Segment Start: Records for processing
+                int ydone = 0;
+                u64 g[2][WF_GRAN];
+                granules_issue(slot_of(0), lane, g[0], row);
+                bool alive = true;
+                for (int j0 = 0; j0 < NC; j0 += 2) {
+#pragma unroll
+                    for (int b = 0; b < 2; ++b) {
+                        const int j = j0 + b;
+                        granules_issue(slot_of(min(j + 1, NC - 1)), lane, g[1 - b], row);
+                        if (j < NC) {
+                            double a = 0, bb = 0, c = 0;
+                            unsigned extra = 0;
+                            if (alive && !granules_accept(g[b], tag_in, a, bb, c, extra, row)) {
+                                alive = granules_consume(slot_of(j), lane, tag_in, wf.abort, wf.sticky, wf.spin_limit, a, bb, c, extra, row, true);
+                                if (!alive) wr(&s_dead, 1);
+                            }
+                            wait_ge(&c_y, ydone, j - XY_IN + 1);
+                            XYState& si = st_in[j % XY_IN];
+                            si.u[0][lane] = a, si.u[1][lane] = bb, si.u[2][lane] = c;
+                            si.extra[lane] = extra;
+                            wr(&c_in, j + 1);
+                            stamp(j);
+                        }
+                    }
+                }
+            };
+            if (pass_row)
+                courier(std::true_type{});
+            else
+                courier(std::false_type{});
         }
         __syncthreads();
     }
diff --git a/computervisionimagestich2_amd/csrc/k_sweeps.inc b/computervisionimagestich2_amd/csrc/k_sweeps.inc
--- a/computervisionimagestich2_amd/csrc/k_sweeps.inc
+++ b/computervisionimagestich2_amd/csrc/k_sweeps.inc
@@ -587,7 +587,7 @@
                                                       VVK k, const double* __restrict__ state, float* __restrict__ dst,
                                                       int w2, int h2, int dpitch, size_t dps, ZeroTiles zt,
                                                       const double* __restrict__ resume, double* __restrict__ state_out, int wh, int wh2,
-                                                      int x_base = 0) {
+                                                      int x_base = 0, int fill_l0 = 0) {
     static_assert(!(XCH && ODD), "column chunks: even widths");
     __shared__ __attribute__((aligned(16))) float ring[2][YCH][YCOLS];
     const int wave = __builtin_amdgcn_readfirstlane(threadIdx.x >> 6), lane = threadIdx.x & 63;
@@ -629,6 +629,8 @@
         return ((m >> (b & 63)) & 1) != 0;
     };
     auto chunk_zero = [&](int chunk) { return ROWZ ? false : zero_at(chunk * YCH); };
+    const bool fill_on = ZT && zt_on && fill_l0 != 0 && blockIdx.y % 7 == 6;
+    const int dummy = fill_on ? 0 : h - 1;
     const __amdgpu_buffer_rsrc_t rsp = plane_rsrc(data + blockIdx.y * ps, ps);
     const unsigned xo = (col_live ? (unsigned)x : 0u) * 4u, pitch_b = (unsigned)pitch * 4u;
     unsigned next = (unsigned)(h - 1) * pitch_b;
@@ -641,8 +643,9 @@
         } else {
             if (ROWZ) zero = zero_at(rc);
             const int r = rc < h ? rc : h - 1, y = h - 1 - r;
-            const f2 v = *reinterpret_cast<const f2*>(p + (size_t)(zero ? h - 1 : y) * pitch);
-            return zero ? f2{0.f, 0.f} : v;
+            const f2 v = *reinterpret_cast<const f2*>(p + (size_t)(zero ? dummy : y) * pitch);
+            const unsigned keep = (zero && !fill_on) ? 0u : ~0u;
+            return f2{__uint_as_float(__float_as_uint(v.x) & keep), __uint_as_float(__float_as_uint(v.y) & keep)};
         }
     };
     if (wave == 0) {
@@ -669,7 +672,7 @@
                                           (unsigned long long)__double_as_longlong(s.a3) | (unsigned long long)__double_as_longlong(s.b1) |
                                           (unsigned long long)__double_as_longlong(s.b2) | (unsigned long long)__double_as_longlong(s.b3) |
                                           (unsigned long long)(__float_as_uint(first.x) | __float_as_uint(first.y));
-            const bool allz0 = __all(mine_all && sb == 0ull);
+            const bool allz0 = __all(mine_all && sb == 0ull) && !fill_on;
             if (lane == 0) s_allz = allz0 ? 1 : 0;
         }
         __syncthreads();
diff --git a/computervisionimagestich2_amd/csrc/stitch_hip.hip b/computervisionimagestich2_amd/csrc/stitch_hip.hip
--- a/computervisionimagestich2_amd/csrc/stitch_hip.hip
+++ b/computervisionimagestich2_amd/csrc/stitch_hip.hip
@@ -16,6 +16,7 @@
 #include <vector>
 
 #include "stitch.h"
+#include "stitch_handoff.h"
 #include "stitch_kernels.hpp"
 
 #pragma clang fp contract(off)
@@ -422,7 +423,7 @@
             const size_t gran_words = (size_t)wf.NP * wf.NC * WF_GRAN * WAVE;
             k_clear_words<<<(int)std::min<size_t>((gran_words + 255) / 256, 2048), 256, 0, s>>>(p->wf_yg, gran_words);
             wf.epoch = 1;
-            wf.mask_l0 = mk.enabled;
+            wf.mask_l0 = mk.enabled ? (zt.flags ? 2 : 1) : 0;
             wf.zt = zt;
             wf.early_read = p->wf_early_read;
             const long ntiles = (long)wf.NP * wf.NR;
@@ -449,18 +450,19 @@
             }
             StageTimer t(p, s, STITCH_K_VV_Y_BWD, l);
             dim3 g((a.pitch + YCOLS - 1) / YCOLS, np);
+            const int fill_l0 = wf.mask_l0 == 2;
             if ((a.w & 1) == 0 && !p->no_fuse) {
                 if (rowz)
-                    k_vv_y_bwd_dec<true><<<g, 128, 0, s>>>(p->T, a.w, a.h, a.pitch, a.ps, p->vvk, state_y, b.g, b.w, b.h, b.pitch, b.ps, zt, nullptr, nullptr, a.h, b.h);
+                    k_vv_y_bwd_dec<true><<<g, 128, 0, s>>>(p->T, a.w, a.h, a.pitch, a.ps, p->vvk, state_y, b.g, b.w, b.h, b.pitch, b.ps, zt, nullptr, nullptr, a.h, b.h, 0, fill_l0);
                 else
-                    k_vv_y_bwd_dec<false><<<g, 128, 0, s>>>(p->T, a.w, a.h, a.pitch, a.ps, p->vvk, state_y, b.g, b.w, b.h, b.pitch, b.ps, zt, nullptr, nullptr, a.h, b.h);
+                    k_vv_y_bwd_dec<false><<<g, 128, 0, s>>>(p->T, a.w, a.h, a.pitch, a.ps, p->vvk, state_y, b.g, b.w, b.h, b.pitch, b.ps, zt, nullptr, nullptr, a.h, b.h, 0, fill_l0);
                 decimated = true;
             } else if (odd_dec) {
                 const dim3 go((b.w + WAVE - 2) / (WAVE - 1), np);
                 if (rowz)
-                    k_vv_y_bwd_dec<true, YST, true, true><<<go, 128, 0, s>>>(p->T, a.w, a.h, a.pitch, a.ps, p->vvk, state_y, b.g, b.w, b.h, b.pitch, b.ps, zt, nullptr, nullptr, a.h, b.h);
+                    k_vv_y_bwd_dec<true, YST, true, true><<<go, 128, 0, s>>>(p->T, a.w, a.h, a.pitch, a.ps, p->vvk, state_y, b.g, b.w, b.h, b.pitch, b.ps, zt, nullptr, nullptr, a.h, b.h, 0, fill_l0);
                 else
-                    k_vv_y_bwd_dec<false, YST, true, true><<<go, 128, 0, s>>>(p->T, a.w, a.h, a.pitch, a.ps, p->vvk, state_y, b.g, b.w, b.h, b.pitch, b.ps, zt, nullptr, nullptr, a.h, b.h);
+                    k_vv_y_bwd_dec<false, YST, true, true><<<go, 128, 0, s>>>(p->T, a.w, a.h, a.pitch, a.ps, p->vvk, state_y, b.g, b.w, b.h, b.pitch, b.ps, zt, nullptr, nullptr, a.h, b.h, 0, fill_l0);
                 decimated = true;
             } else
                 k_vv_y_bwd<<<g, 64, 0, s>>>(p->T, a.h, a.pitch, a.ps, p->vvk, state_y, nullptr, nullptr);
@@ -1854,6 +1856,17 @@
     return STITCH_OK;
 }
 
+int stitch_plan_handoff_counts(stitch_plan* p, uint64_t out[3]) {
+    if (!p || !out) return fail(STITCH_ERR_ARG, "null plan or output");
+    if (p->pending) {
+        HIPCHK(hipStreamSynchronize(p->last_stream));
+        p->pending = false;
+    }
+    out[0] = out[1] = out[2] = 0;
+    if (p->wf_ctrl) HIPCHK(hipMemcpy(out, p->wf_ctrl + WF_CTRL_WORDS + 2, 3 * sizeof(uint64_t), hipMemcpyDeviceToHost));
+    return STITCH_OK;
+}
+
 int stitch_plan_clear_fault(stitch_plan* p) {
     if (!p) return fail(STITCH_ERR_ARG, "null plan");
     if (p->pending) {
Segment End: Records for processing
Aim of the task
Copy out each line of the data containing the string "pending".

Answer to the problem
+    if (p->pending) {
+        p->pending = false;
     if (p->pending) {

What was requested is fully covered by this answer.